#### [Problem statement]
The data must be transcribed exactly, with no line missing.

Saved entries
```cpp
int basd_token_weights(const void* const* attn_ptrs, int dtype, const float* mix, int L, long sb, long sh, long sq,
                       long sk, int B, int H, int A, int has_cls, int n_a, int n_t, int n_s, const int* atap0,
                       const int* atap1, const float* alam, const int* tap0, const int* tap1, const float* lam,
                       float* omega, float* omega_t, float* raw_out, hipStream_t stream) {
    BASD_CHECK_ARG(attn_ptrs && mix && omega && omega_t && L > 0 && B > 0 && H > 0 && n_a > 0 && n_t > 0 && n_s > 0);
    BASD_CHECK_ARG(A == n_a + (has_cls ? 1 : 0));
    BASD_CHECK_ARG((n_a == n_s) == (atap0 == nullptr));
    BASD_CHECK_ARG((n_t == n_s) == (tap0 == nullptr));
    const size_t lds = sizeof(float) * (size_t)(n_a + n_s);
    if (dtype == BASD_DTYPE_F32)
        token_weights_kernel<float><<<B, 256, lds, stream>>>(attn_ptrs, mix, L, sb, sh, sq, sk, H, A, has_cls, n_a, n_t, n_s, atap0, atap1, alam, tap0, tap1, lam, omega, omega_t, raw_out);
    else if (dtype == BASD_DTYPE_BF16)
        token_weights_kernel<__hip_bfloat16><<<B, 256, lds, stream>>>(attn_ptrs, mix, L, sb, sh, sq, sk, H, A, has_cls, n_a, n_t, n_s, atap0, atap1, alam, tap0, tap1, lam, omega, omega_t, raw_out);
    else
        return BASD_EINVAL;
    BASD_RETURN_LAST();
}

int basd_student_project(const void* x, int dtype, long sb, long sn, int B, int n_s, int n_t, int D,
                         const float* omega, const int* tap0, const int* tap1, const float* lam, const int* range0,
                         const int* range1, float* mu, float* tr_s, float* a_prime, hipStream_t stream) {
    BASD_CHECK_ARG(x && omega && mu && tr_s && a_prime && B > 0 && n_s > 0 && n_t > 0 && D > 0);
    BASD_CHECK_ARG((n_t == n_s) == (tap0 == nullptr));
    const size_t lds = sizeof(float) * (size_t)n_s;
    const dim3 grid((D + 63) / 64, B);
    const int esz = dtype == BASD_DTYPE_F32 ? 4 : 2;
    const size_t lds_slab = sizeof(float) * (size_t)n_s * 65;
    const bool staged = D % 4 == 0 && ((uintptr_t)x * 1) % 16 == 0 && (sb * esz) % 16 == 0 && (sn * esz) % 16 == 0 &&
                        (esz == 4 || D % 8 == 0) && lds_slab <= 64 * 1024;
    if (dtype == BASD_DTYPE_F32) {
        if (staged) {
            (void)hipFuncSetAttribute((const void*)student_project_lds_kernel<float>, hipFuncAttributeMaxDynamicSharedMemorySize, (int)lds_slab);
            student_project_lds_kernel<float><<<grid, 256, lds_slab, stream>>>((const float*)x, sb, sn, n_s, n_t, D, omega, tap0, tap1, lam, range0, range1, mu, tr_s, a_prime);
        } else {
            student_project_kernel<float><<<grid, 256, lds, stream>>>((const float*)x, sb, sn, n_s, n_t, D, omega, tap0, tap1, lam, range0, range1, mu, tr_s, a_prime);
        }
    } else if (dtype == BASD_DTYPE_BF16) {
        if (staged) {
            (void)hipFuncSetAttribute((const void*)student_project_lds_kernel<__hip_bfloat16>, hipFuncAttributeMaxDynamicSharedMemorySize, (int)lds_slab);
            student_project_lds_kernel<__hip_bfloat16><<<grid, 256, lds_slab, stream>>>((const __hip_bfloat16*)x, sb, sn, n_s, n_t, D, omega, tap0, tap1, lam, range0, range1, mu, tr_s, a_prime);
        } else {
            student_project_kernel<__hip_bfloat16><<<grid, 256, lds, stream>>>((const __hip_bfloat16*)x, sb, sn, n_s, n_t, D, omega, tap0, tap1, lam, range0, range1, mu, tr_s, a_prime);
// ... 383 lines not shown
```

Measured before the change: 175,600 images/s.

## Batch independent loads in reduction kernels and fuse gram finish into syrk reduce

Several kernels now issue a batch of independent global loads before accumulating: the rank certificate reduction, the syrk slab reduce, token weights, and the teacher-center tile fill. The goal is more memory-level parallelism in loops that are bound by load latency. The syrk reduce can also write the uncentered gram directly, which removes the separate gram_finish launch and its extra read of the grams. Token weights now stage the tap and lambda arrays in LDS, and the teacher-center fill gains a 32-bit offset path. The cost is higher register pressure and more template variants.

```diff
diff --git a/include/basd_hip.h b/include/basd_hip.h
--- a/include/basd_hip.h
+++ b/include/basd_hip.h
@@ -49,6 +49,10 @@
                     int cols, int n_mats, const float* means, const float* scales, int splits, float* slabs,
                     float* out, long out_stride, int vec_ok, const float* fold, int fold_parts, int fold_from,
                     hipStream_t stream);
+int basd_syrk_multi_finish(const void* const* x_ptrs, int dtype, long sb, long sn, long sd, int rows_per_batch,
+                           int krows, int cols, int n_mats, const float* means, const float* scales, int splits,
+                           float* slabs, float* out, long out_stride, int vec_ok, const float* fold, int fold_parts,
+                           int fold_from, const float* zbar, long m_rows, float* out_u, hipStream_t stream);
 
 
 int basd_jacobi_workspace_ints(int batch, int max_sweeps);
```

#### [Response area]
```cpp
int basd_token_weights(const void* const* attn_ptrs, int dtype, const float* mix, int L, long sb, long sh, long sq,
                       long sk, int B, int H, int A, int has_cls, int n_a, int n_t, int n_s, const int* atap0,
                       const int* atap1, const float* alam, const int* tap0, const int* tap1, const float* lam,
                       float* omega, float* omega_t, float* raw_out, hipStream_t stream) {
    BASD_CHECK_ARG(attn_ptrs && mix && omega && omega_t && L > 0 && B > 0 && H > 0 && n_a > 0 && n_t > 0 && n_s > 0);
    BASD_CHECK_ARG(A == n_a + (has_cls ? 1 : 0));
    BASD_CHECK_ARG((n_a == n_s) == (atap0 == nullptr));
    BASD_CHECK_ARG((n_t == n_s) == (tap0 == nullptr));
    const size_t lds = sizeof(float) * (size_t)(n_a + n_s);
    if (dtype == BASD_DTYPE_F32)
        token_weights_kernel<float><<<B, 256, lds, stream>>>(attn_ptrs, mix, L, sb, sh, sq, sk, H, A, has_cls, n_a, n_t, n_s, atap0, atap1, alam, tap0, tap1, lam, omega, omega_t, raw_out);
    else if (dtype == BASD_DTYPE_BF16)
        token_weights_kernel<__hip_bfloat16><<<B, 256, lds, stream>>>(attn_ptrs, mix, L, sb, sh, sq, sk, H, A, has_cls, n_a, n_t, n_s, atap0, atap1, alam, tap0, tap1, lam, omega, omega_t, raw_out);
    else
        return BASD_EINVAL;
    BASD_RETURN_LAST();
}

int basd_student_project(const void* x, int dtype, long sb, long sn, int B, int n_s, int n_t, int D,
                         const float* omega, const int* tap0, const int* tap1, const float* lam, const int* range0,
                         const int* range1, float* mu, float* tr_s, float* a_prime, hipStream_t stream) {
    BASD_CHECK_ARG(x && omega && mu && tr_s && a_prime && B > 0 && n_s > 0 && n_t > 0 && D > 0);
    BASD_CHECK_ARG((n_t == n_s) == (tap0 == nullptr));
    const size_t lds = sizeof(float) * (size_t)n_s;
    const dim3 grid((D + 63) / 64, B);
    const int esz = dtype == BASD_DTYPE_F32 ? 4 : 2;
    const size_t lds_slab = sizeof(float) * (size_t)n_s * 65;
    const bool staged = D % 4 == 0 && ((uintptr_t)x * 1) % 16 == 0 && (sb * esz) % 16 == 0 && (sn * esz) % 16 == 0 &&
                        (esz == 4 || D % 8 == 0) && lds_slab <= 64 * 1024;
    if (dtype == BASD_DTYPE_F32) {
        if (staged) {
            (void)hipFuncSetAttribute((const void*)student_project_lds_kernel<float>, hipFuncAttributeMaxDynamicSharedMemorySize, (int)lds_slab);
            student_project_lds_kernel<float><<<grid, 256, lds_slab, stream>>>((const float*)x, sb, sn, n_s, n_t, D, omega, tap0, tap1, lam, range0, range1, mu, tr_s, a_prime);
        } else {
            student_project_kernel<float><<<grid, 256, lds, stream>>>((const float*)x, sb, sn, n_s, n_t, D, omega, tap0, tap1, lam, range0, range1, mu, tr_s, a_prime);
        }
    } else if (dtype == BASD_DTYPE_BF16) {
        if (staged) {
            (void)hipFuncSetAttribute((const void*)student_project_lds_kernel<__hip_bfloat16>, hipFuncAttributeMaxDynamicSharedMemorySize, (int)lds_slab);
            student_project_lds_kernel<__hip_bfloat16><<<grid, 256, lds_slab, stream>>>((const __hip_bfloat16*)x, sb, sn, n_s, n_t, D, omega, tap0, tap1, lam, range0, range1, mu, tr_s, a_prime);
        } else {
            student_project_kernel<__hip_bfloat16><<<grid, 256, lds, stream>>>((const __hip_bfloat16*)x, sb, sn, n_s, n_t, D, omega, tap0, tap1, lam, range0, range1, mu, tr_s, a_prime);
// ... 383 lines not shown
```

Measured before the change: 175,600 images/s.

## Batch independent loads in reduction kernels and fuse gram finish into syrk reduce

Several kernels now issue a batch of independent global loads before accumulating: the rank certificate reduction, the syrk slab reduce, token weights, and the teacher-center tile fill. The goal is more memory-level parallelism in loops that are bound by load latency. The syrk reduce can also write the uncentered gram directly, which removes the separate gram_finish launch and its extra read of the grams. Token weights now stage the tap and lambda arrays in LDS, and the teacher-center fill gains a 32-bit offset path. The cost is higher register pressure and more template variants.

```diff
diff --git a/include/basd_hip.h b/include/basd_hip.h
--- a/include/basd_hip.h
+++ b/include/basd_hip.h
@@ -49,6 +49,10 @@
                     int cols, int n_mats, const float* means, const float* scales, int splits, float* slabs,
                     float* out, long out_stride, int vec_ok, const float* fold, int fold_parts, int fold_from,
                     hipStream_t stream);
+int basd_syrk_multi_finish(const void* const* x_ptrs, int dtype, long sb, long sn, long sd, int rows_per_batch,
+                           int krows, int cols, int n_mats, const float* means, const float* scales, int splits,
+                           float* slabs, float* out, long out_stride, int vec_ok, const float* fold, int fold_parts,
+                           int fold_from, const float* zbar, long m_rows, float* out_u, hipStream_t stream);
 
 
 int basd_jacobi_workspace_ints(int batch, int max_sweeps);
```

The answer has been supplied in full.